= Beginning of Section =
@@ -1706,7 +1731,7 @@
     t_begin(g, "trigemm_sq");
     FuseParams fz{};
     fz.T = T;
-    CHK(launch_trigemm_on(g, g->dKsT, pcs, (int)pa.size(), (int)((R + CTILE - 1) / CTILE), g->dq, Rpad, g->dmu_raw, fz));
+    CHK(launch_phase_a(g, g->dKsT, pcs + pa.size() + pb.size() + hv.size(), (int)ph.size(), (int)((R + CTILE - 1) / CTILE), g->dq, Rpad));
     PruneBound bd{};
     bd.parts = kp.parts; bd.P = P; bd.ldp = Rpad; bd.Npad = Npad; bd.q = g->dq; bd.ldq = Rpad; bd.R = R; bd.m = m;
     bd.sigma2 = sigma2; bd.beta = g->beta; bd.ap = ap; bd.ub = ub;
@@ -3878,7 +3903,7 @@
     return pruned_pass(g, g->dXs, R, m, ap, nullptr, 0, ub);
 }
 int bohip_debug_trigemm_partials(bohip_gp* g, const double* Xs, int64_t R, int path, double* q_out, double* mu_out) {
-    if (!g || R <= 0 || !Xs || !q_out || !mu_out || path < 0 || path > 2) return fail(BOHIP_E_ARG, "bad arguments");
+    if (!g || R <= 0 || !Xs || !q_out || !mu_out || path < 0 || path > 3) return fail(BOHIP_E_ARG, "bad arguments");
     HIPCHK(hipSetDevice(g->device));
     if (g->n == 0) return fail(BOHIP_E_STATE, "model has no observations");
     CHK(ensure_fresh(g));
@@ -3900,6 +3925,24 @@
         HIPCHK(hipStreamSynchronize(g->stream));
         for (int t = 0; t < 2 * T; ++t) std::memcpy(q_out + (size_t)t * R, q.data() + (size_t)t * Rpad, (size_t)R * 8);
         std::memcpy(mu_out, mu.data(), (size_t)R * 8);
+        return 0;
+    }
+    if (path == 3) {
+        const int m = prune_tiles(T);
+        if (m <= 0 || m >= T) return fail(BOHIP_E_UNSUPPORTED, "no pruning at this size");
+        const std::vector<int> ph = phase_a_jobs(g->hpieces, m);
+        int* dj = nullptr;
+        HIPCHK(hipMalloc(&dj, ph.size() * sizeof(int)));
+        hipMemcpyAsync(dj, ph.data(), ph.size() * sizeof(int), hipMemcpyHostToDevice, g->stream);
+        hipMemsetAsync(g->dq, 0, q.size() * 8, g->stream);
+        const int rc = launch_phase_a(g, g->dKsT, dj, (int)ph.size(), (int)((R + CTILE - 1) / CTILE), g->dq, Rpad);
+        hipMemcpyAsync(q.data(), g->dq, q.size() * 8, hipMemcpyDeviceToHost, g->stream);
+        const hipError_t e = hipStreamSynchronize(g->stream);
+        hipFree(dj);
+        if (rc != 0) return rc;
+        if (e != hipSuccess) return fail(BOHIP_E_HIP, hipGetErrorString(e));
+        for (int t = 0; t < 2 * T; ++t) std::memcpy(q_out + (size_t)t * R, q.data() + (size_t)t * Rpad, (size_t)R * 8);
+        std::memset(mu_out, 0, (size_t)R * 8);
         return 0;
     }
     std::vector<int> list((size_t)R);
diff --git a/bayesianoptimization.jl_amd/csrc/gemm_core.h b/bayesianoptimization.jl_amd/csrc/gemm_core.h
--- a/bayesianoptimization.jl_amd/csrc/gemm_core.h
+++ b/bayesianoptimization.jl_amd/csrc/gemm_core.h
@@ -112,15 +112,17 @@
 #if BOHIP_TRACE
 __device__ unsigned long long g_phase[8192 * 8 * 4];
 #endif
-template <int NJ, int ABL = 0, bool SWAVE = false, bool FOLD = true>
+template <int NJ, int ABL = 0, bool SWAVE = false, bool FOLD = true, bool ROWS64 = false>
 __device__ __forceinline__ void gemm_tile_loop_glds3_ks(const double* __restrict__ A, int64_t lda,
                                                         const double* __restrict__ B, int64_t ldb, int kc_begin,
                                                         int kc_end, double* smem, double (&acc)[8][NJ],
-                                                        int active_rows = TILE, int tri_kc = 1 << 30, int tid_in = -1) {
+                                                        int active_rows = TILE, int tri_kc = 1 << 30, int tid_in = -1,
+                                                        int row_h = 0) {
     static_assert(NJ == 4, "piece distribution below assumes 16 + 8 DMA pieces per chunk");
     constexpr int AT = TILE * GL_ROW, BT = 16 * NJ * GL_ROW;
     const int tid = tid_in >= 0 ? tid_in : (int)threadIdx.x, lane = tid & 63, wave = SWAVE ? __builtin_amdgcn_readfirstlane(tid >> 6) : (tid >> 6);
-    const int khalf = wave >> 2, w4 = wave & 3, wr = w4 >> 1, wc = w4 & 1;
+    const int w4 = wave & 3;
+    const int khalf = ROWS64 ? w4 >> 1 : wave >> 2, wr = ROWS64 ? wave >> 2 : w4 >> 1, wc = w4 & 1;
     double* As = smem;
     double* Bs = smem + 3 * AT;
     if (kc_begin >= kc_end) return;
@@ -143,13 +145,13 @@
     const int k = lane >> 4, b = (lane >> 2) & 3, t = lane & 3;
     const int r7a = 4 * (b >> 1) + t, r7b = 4 * (b & 1) + t;
     const int oa = ((4 * khalf + k) ^ r7a) << 1, ob = ((4 * khalf + k) ^ r7b) << 1;
-    const bool half = active_rows <= TILE / 2;
-    const int wre = half ? 0 : wr;
+    const bool half = !ROWS64 && active_rows <= TILE / 2;
+    const int wre = half || ROWS64 ? 0 : wr;
     const int xy = __builtin_amdgcn_readfirstlane(half ? 1 + wr : 0);
     const int a_frag = (wre * 64 + r7a) * GL_ROW + oa, b_frag = (wc * 8 * NJ + r7b) * GL_ROW + ob;
-    const bool wave_active = half || wr * 64 < active_rows;
-    const int skip0 = __builtin_amdgcn_readfirstlane(khalf - 8 * wre);
-    if (half) {
+    const bool wave_active = ROWS64 ? wr == 0 : half || wr * 64 < active_rows;
+    const int skip0 = __builtin_amdgcn_readfirstlane(khalf - 8 * (ROWS64 ? row_h : wre));
+    if (half || ROWS64) {
         issue_h(kc_begin, 0);
         if (kc_begin + 1 < kc_end) {
             issue_h(kc_begin + 1, 1);
@@ -178,7 +180,7 @@
 #endif
             const int nxt2 = cur == 0 ? 2 : cur - 1;
             const bool more2 = kc + 2 < kc_end;
-            constexpr bool HALF = decltype(xy_tag)::value != 0;
+            constexpr bool HALF = decltype(xy_tag)::value != 0 || ROWS64;
             if (more2 && !(ABL & 1)) {
                 if constexpr (HALF) issue_h(kc + 2, nxt2);
                 else issue(kc + 2, nxt2);
@@ -220,23 +222,28 @@
         }
 #endif
     };
-    if (xy == 0) run(std::integral_constant<int, 0>{});
-    else if (xy == 1) run(std::integral_constant<int, 1>{});
-    else run(std::integral_constant<int, 2>{});
+    if constexpr (ROWS64) {
+        run(std::integral_constant<int, 0>{});
+    } else {
+        if (xy == 0) run(std::integral_constant<int, 0>{});
+        else if (xy == 1) run(std::integral_constant<int, 1>{});
+        else run(std::integral_constant<int, 2>{});
+    }
     if constexpr (!FOLD) return;
     double* xch = smem;
-    if (khalf == 1) {
+    const bool folds = !ROWS64 || wr == 0;
+    if (khalf == 1 && folds) {
 #pragma unroll
         for (int i = 0; i < 8; ++i)
 #pragma unroll
-            for (int j = 0; j < NJ; ++j) xch[(i * NJ + j) * 256 + (tid & 255)] = acc[i][j];
+            for (int j = 0; j < NJ; ++j) xch[(i * NJ + j) * 256 + (ROWS64 ? wc * 64 + lane : (tid & 255))] = acc[i][j];
     }
     __syncthreads();
-    if (khalf == 0) {
+    if (khalf == 0 && folds) {
 #pragma unroll
         for (int i = 0; i < 8; ++i)
 #pragma unroll
-            for (int j = 0; j < NJ; ++j) acc[i][j] += xch[(i * NJ + j) * 256 + tid];
+            for (int j = 0; j < NJ; ++j) acc[i][j] += xch[(i * NJ + j) * 256 + (ROWS64 ? wc * 64 + lane : tid)];
     }
     __syncthreads();
     if (half) {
= End of Section =
The lines to retype run from the start of the entries through the line containing "bd.parts = kp.parts;"; reproduce them exactly and add nothing.

@@ -1706,7 +1731,7 @@
     t_begin(g, "trigemm_sq");
     FuseParams fz{};
     fz.T = T;
-    CHK(launch_trigemm_on(g, g->dKsT, pcs, (int)pa.size(), (int)((R + CTILE - 1) / CTILE), g->dq, Rpad, g->dmu_raw, fz));
+    CHK(launch_phase_a(g, g->dKsT, pcs + pa.size() + pb.size() + hv.size(), (int)ph.size(), (int)((R + CTILE - 1) / CTILE), g->dq, Rpad));
     PruneBound bd{};
     bd.parts = kp.parts; bd.P = P; bd.ldp = Rpad; bd.Npad = Npad; bd.q = g->dq; bd.ldq = Rpad; bd.R = R; bd.m = m;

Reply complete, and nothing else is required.